Your assignment -
Going from the top of the data below, give again each line through the one containing "Metric: train images/sec", both ends kept.
☆ ☆ ☆ ☆
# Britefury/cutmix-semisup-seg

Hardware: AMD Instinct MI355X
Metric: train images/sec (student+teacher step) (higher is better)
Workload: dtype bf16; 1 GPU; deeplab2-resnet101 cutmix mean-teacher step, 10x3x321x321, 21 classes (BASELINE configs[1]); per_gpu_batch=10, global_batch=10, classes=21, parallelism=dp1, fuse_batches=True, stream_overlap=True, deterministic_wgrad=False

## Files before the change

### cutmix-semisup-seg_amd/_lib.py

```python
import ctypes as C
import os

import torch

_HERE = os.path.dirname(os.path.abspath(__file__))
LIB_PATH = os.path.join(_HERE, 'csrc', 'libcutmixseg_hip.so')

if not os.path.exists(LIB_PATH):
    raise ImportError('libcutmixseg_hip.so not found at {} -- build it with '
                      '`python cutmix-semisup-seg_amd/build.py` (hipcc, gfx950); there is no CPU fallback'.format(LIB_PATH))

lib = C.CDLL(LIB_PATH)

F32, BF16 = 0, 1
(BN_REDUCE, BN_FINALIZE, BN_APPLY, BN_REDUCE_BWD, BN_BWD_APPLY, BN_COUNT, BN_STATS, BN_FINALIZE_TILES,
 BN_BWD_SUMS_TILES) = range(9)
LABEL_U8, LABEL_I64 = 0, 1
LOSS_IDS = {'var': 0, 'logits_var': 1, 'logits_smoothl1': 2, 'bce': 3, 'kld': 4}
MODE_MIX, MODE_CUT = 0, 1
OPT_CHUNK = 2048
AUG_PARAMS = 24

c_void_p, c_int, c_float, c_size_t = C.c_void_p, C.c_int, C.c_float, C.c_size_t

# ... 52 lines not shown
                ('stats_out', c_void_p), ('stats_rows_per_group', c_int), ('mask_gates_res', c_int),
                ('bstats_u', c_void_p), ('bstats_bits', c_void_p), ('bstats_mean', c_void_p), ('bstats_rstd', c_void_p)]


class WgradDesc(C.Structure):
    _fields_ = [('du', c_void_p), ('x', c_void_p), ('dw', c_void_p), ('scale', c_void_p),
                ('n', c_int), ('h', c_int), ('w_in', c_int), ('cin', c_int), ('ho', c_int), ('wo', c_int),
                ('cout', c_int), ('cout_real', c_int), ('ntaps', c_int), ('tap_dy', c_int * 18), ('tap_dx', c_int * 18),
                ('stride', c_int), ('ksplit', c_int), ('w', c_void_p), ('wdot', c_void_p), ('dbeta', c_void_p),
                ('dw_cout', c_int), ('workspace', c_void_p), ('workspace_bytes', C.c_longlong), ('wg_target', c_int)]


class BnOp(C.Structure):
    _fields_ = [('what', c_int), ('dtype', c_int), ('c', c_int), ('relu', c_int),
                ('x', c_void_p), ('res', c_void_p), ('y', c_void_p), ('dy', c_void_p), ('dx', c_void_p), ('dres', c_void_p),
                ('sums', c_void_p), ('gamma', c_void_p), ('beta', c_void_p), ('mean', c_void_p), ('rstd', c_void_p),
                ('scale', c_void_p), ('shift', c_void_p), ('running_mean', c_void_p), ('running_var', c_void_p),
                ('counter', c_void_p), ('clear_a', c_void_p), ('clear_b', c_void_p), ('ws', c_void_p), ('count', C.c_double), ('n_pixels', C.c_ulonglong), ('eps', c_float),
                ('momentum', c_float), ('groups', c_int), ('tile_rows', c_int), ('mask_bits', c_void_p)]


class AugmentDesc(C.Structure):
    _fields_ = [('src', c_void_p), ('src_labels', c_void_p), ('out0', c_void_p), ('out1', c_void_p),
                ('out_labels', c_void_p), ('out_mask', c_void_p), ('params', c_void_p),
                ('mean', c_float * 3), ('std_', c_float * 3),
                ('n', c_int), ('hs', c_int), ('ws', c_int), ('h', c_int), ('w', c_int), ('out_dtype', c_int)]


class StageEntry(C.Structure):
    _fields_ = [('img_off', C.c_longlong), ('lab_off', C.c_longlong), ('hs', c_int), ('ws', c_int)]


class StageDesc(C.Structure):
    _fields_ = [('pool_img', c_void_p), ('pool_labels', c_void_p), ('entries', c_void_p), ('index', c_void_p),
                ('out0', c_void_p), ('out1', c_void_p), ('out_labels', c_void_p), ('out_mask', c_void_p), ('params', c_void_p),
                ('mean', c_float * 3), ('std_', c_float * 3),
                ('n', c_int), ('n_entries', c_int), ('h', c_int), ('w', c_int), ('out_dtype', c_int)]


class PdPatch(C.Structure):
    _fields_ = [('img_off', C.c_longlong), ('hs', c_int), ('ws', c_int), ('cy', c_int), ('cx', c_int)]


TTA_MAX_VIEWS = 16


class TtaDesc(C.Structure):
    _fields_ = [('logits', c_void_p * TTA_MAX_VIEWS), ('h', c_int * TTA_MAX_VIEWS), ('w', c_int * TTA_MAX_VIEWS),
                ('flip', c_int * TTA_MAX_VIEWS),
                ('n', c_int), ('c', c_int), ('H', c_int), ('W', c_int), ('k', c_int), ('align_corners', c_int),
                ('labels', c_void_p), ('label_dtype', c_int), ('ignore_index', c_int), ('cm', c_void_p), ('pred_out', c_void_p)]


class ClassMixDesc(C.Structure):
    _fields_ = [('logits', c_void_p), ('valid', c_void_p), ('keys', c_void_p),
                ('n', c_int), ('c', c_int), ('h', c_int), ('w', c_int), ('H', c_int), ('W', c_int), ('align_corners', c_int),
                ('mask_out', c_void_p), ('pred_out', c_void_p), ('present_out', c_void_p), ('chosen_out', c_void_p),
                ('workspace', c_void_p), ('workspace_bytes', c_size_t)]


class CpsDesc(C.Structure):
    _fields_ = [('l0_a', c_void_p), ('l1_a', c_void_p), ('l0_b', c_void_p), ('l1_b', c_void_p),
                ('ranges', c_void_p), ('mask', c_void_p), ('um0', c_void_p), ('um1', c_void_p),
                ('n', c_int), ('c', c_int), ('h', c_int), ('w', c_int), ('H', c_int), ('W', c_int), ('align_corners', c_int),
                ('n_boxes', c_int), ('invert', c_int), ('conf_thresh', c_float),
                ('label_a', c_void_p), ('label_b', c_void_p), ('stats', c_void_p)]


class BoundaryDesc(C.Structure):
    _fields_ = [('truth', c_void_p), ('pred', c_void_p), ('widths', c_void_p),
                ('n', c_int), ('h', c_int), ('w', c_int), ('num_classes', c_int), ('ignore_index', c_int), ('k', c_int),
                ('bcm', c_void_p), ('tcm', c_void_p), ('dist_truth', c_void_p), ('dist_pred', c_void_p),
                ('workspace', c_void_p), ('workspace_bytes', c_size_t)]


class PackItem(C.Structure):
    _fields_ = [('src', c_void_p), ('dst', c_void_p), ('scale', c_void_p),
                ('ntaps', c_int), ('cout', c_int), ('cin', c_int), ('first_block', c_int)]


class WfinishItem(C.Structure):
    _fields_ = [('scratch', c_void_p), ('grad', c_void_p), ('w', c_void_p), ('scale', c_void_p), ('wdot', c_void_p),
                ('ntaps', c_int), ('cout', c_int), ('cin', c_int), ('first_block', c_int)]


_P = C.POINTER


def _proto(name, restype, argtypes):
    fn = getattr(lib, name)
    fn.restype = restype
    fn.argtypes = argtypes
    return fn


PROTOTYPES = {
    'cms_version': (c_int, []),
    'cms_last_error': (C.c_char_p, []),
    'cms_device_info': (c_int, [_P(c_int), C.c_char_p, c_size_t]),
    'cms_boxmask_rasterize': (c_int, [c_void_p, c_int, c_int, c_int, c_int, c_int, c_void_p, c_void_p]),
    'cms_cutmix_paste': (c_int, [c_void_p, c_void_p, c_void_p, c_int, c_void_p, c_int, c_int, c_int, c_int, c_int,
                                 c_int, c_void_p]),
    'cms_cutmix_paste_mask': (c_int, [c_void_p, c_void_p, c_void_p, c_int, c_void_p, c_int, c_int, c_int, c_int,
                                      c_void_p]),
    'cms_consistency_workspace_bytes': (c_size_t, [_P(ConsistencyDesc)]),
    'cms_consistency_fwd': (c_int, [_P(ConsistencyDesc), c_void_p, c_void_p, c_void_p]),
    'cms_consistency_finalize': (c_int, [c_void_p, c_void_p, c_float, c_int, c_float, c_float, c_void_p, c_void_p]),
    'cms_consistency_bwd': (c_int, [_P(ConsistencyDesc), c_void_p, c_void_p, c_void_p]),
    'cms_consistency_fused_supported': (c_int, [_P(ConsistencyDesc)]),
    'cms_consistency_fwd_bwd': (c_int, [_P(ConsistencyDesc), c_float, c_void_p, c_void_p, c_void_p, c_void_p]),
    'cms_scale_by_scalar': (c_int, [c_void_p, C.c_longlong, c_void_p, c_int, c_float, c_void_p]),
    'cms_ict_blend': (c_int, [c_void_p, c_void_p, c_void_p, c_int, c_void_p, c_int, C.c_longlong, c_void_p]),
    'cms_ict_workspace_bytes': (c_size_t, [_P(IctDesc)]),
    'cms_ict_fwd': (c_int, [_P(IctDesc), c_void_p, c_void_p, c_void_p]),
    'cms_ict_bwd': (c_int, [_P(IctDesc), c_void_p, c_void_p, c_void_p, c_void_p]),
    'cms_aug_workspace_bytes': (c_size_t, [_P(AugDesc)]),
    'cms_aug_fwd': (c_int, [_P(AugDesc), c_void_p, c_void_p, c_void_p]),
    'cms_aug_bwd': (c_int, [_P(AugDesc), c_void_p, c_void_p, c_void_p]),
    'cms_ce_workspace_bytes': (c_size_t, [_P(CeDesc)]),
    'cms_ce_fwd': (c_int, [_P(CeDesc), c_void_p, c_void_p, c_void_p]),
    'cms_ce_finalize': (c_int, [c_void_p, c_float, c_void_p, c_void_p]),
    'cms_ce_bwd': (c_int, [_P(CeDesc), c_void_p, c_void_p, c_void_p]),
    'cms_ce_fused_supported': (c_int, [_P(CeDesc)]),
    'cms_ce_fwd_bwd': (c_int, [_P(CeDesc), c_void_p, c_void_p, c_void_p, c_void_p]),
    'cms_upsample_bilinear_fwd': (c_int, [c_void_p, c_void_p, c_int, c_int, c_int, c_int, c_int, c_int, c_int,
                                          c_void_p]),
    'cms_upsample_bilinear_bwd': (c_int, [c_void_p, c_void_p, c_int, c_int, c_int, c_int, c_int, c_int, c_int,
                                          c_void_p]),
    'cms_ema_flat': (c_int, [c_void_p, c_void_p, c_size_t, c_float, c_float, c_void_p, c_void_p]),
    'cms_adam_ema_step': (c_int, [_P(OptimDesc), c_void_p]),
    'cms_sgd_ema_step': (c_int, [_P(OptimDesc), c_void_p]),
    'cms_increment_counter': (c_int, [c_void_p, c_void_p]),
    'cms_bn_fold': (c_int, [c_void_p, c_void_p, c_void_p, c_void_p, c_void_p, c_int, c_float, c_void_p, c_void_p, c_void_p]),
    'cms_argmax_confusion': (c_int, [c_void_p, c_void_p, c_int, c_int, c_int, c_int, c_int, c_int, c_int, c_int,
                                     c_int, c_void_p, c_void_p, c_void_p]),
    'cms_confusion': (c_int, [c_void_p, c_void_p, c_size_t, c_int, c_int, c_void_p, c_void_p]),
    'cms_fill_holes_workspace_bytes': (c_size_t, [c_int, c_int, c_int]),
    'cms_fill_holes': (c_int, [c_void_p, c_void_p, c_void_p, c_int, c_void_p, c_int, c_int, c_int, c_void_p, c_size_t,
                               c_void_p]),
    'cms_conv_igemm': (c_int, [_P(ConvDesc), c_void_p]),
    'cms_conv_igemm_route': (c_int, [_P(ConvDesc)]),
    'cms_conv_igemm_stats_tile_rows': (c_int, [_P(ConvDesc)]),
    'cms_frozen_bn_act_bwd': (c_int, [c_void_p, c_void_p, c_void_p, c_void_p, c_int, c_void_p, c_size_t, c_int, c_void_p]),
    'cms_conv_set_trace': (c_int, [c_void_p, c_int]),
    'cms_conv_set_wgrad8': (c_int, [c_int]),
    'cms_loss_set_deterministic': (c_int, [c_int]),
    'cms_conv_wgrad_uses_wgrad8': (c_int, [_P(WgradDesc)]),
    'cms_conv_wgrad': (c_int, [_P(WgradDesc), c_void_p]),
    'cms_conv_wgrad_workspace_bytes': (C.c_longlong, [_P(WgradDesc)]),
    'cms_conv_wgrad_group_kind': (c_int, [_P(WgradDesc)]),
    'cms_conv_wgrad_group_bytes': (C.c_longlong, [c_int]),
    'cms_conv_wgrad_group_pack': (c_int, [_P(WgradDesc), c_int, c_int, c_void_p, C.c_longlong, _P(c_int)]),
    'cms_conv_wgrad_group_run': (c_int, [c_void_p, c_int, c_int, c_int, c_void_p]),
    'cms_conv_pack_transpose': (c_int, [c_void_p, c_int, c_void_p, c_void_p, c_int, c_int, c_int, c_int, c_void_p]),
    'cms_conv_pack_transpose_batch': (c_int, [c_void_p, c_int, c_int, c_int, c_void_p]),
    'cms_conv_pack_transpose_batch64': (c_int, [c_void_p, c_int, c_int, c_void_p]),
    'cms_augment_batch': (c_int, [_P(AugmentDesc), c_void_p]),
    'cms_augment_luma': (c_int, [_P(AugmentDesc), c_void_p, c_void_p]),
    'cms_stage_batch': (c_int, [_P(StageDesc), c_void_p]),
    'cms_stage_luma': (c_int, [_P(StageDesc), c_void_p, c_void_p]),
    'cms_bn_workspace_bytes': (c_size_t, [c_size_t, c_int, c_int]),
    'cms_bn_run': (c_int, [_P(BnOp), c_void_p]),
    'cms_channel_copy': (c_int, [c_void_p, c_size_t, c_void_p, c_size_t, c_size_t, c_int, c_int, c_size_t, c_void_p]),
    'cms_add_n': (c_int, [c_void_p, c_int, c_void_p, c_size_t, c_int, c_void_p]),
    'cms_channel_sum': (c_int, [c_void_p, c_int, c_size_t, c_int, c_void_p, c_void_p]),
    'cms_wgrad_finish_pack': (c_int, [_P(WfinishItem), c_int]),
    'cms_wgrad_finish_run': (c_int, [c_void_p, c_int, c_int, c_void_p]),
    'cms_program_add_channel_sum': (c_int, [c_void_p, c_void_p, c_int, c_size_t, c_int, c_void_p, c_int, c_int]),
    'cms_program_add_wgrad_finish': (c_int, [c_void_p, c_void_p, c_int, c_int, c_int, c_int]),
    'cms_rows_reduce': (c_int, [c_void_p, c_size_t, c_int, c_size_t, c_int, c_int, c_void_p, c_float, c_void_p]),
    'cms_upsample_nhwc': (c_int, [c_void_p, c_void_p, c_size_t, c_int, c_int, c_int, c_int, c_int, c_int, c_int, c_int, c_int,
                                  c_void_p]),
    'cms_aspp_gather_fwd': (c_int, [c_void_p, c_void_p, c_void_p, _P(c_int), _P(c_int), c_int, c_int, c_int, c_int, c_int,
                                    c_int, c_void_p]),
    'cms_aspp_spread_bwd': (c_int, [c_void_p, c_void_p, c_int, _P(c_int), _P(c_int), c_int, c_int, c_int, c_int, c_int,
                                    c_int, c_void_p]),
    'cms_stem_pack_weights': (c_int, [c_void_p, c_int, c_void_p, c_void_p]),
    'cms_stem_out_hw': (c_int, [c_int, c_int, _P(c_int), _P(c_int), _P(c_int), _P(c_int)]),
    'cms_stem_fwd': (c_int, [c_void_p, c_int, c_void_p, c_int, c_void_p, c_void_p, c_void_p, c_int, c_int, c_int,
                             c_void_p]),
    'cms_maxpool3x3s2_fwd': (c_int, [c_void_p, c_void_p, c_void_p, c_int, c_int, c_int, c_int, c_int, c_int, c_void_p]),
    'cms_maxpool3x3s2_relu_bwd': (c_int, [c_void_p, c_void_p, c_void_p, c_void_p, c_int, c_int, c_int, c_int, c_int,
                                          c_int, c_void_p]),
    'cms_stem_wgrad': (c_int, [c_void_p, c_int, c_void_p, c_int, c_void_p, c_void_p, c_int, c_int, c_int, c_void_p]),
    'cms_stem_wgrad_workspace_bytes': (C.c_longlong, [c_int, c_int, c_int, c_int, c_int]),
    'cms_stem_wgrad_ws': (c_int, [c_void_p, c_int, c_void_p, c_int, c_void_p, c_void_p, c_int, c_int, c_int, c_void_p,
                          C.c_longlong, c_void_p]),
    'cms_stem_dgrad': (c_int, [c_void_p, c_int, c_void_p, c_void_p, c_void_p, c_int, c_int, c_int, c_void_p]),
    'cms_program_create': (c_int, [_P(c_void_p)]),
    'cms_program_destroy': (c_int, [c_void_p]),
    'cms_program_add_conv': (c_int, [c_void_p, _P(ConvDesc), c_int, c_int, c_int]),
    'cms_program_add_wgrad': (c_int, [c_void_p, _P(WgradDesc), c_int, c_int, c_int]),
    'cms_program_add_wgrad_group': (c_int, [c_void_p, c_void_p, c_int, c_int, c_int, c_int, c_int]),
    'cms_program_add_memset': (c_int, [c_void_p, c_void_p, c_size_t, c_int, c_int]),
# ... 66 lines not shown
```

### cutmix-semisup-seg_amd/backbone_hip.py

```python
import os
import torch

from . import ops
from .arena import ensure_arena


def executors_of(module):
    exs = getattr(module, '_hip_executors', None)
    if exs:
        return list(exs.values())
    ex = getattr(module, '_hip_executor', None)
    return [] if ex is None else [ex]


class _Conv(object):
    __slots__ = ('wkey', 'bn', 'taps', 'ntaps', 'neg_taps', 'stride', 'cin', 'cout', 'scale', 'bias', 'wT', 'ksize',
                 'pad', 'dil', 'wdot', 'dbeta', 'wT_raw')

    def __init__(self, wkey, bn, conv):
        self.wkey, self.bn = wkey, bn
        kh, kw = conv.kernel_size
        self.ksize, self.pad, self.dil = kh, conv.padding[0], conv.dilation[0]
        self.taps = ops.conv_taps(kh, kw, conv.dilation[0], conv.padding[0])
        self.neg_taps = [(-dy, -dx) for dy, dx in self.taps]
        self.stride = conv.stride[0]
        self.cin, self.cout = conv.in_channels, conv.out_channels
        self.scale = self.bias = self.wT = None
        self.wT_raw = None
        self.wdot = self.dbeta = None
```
☆ ☆ ☆ ☆
Result for this task -
# Britefury/cutmix-semisup-seg

Hardware: AMD Instinct MI355X
Metric: train images/sec (student+teacher step) (higher is better)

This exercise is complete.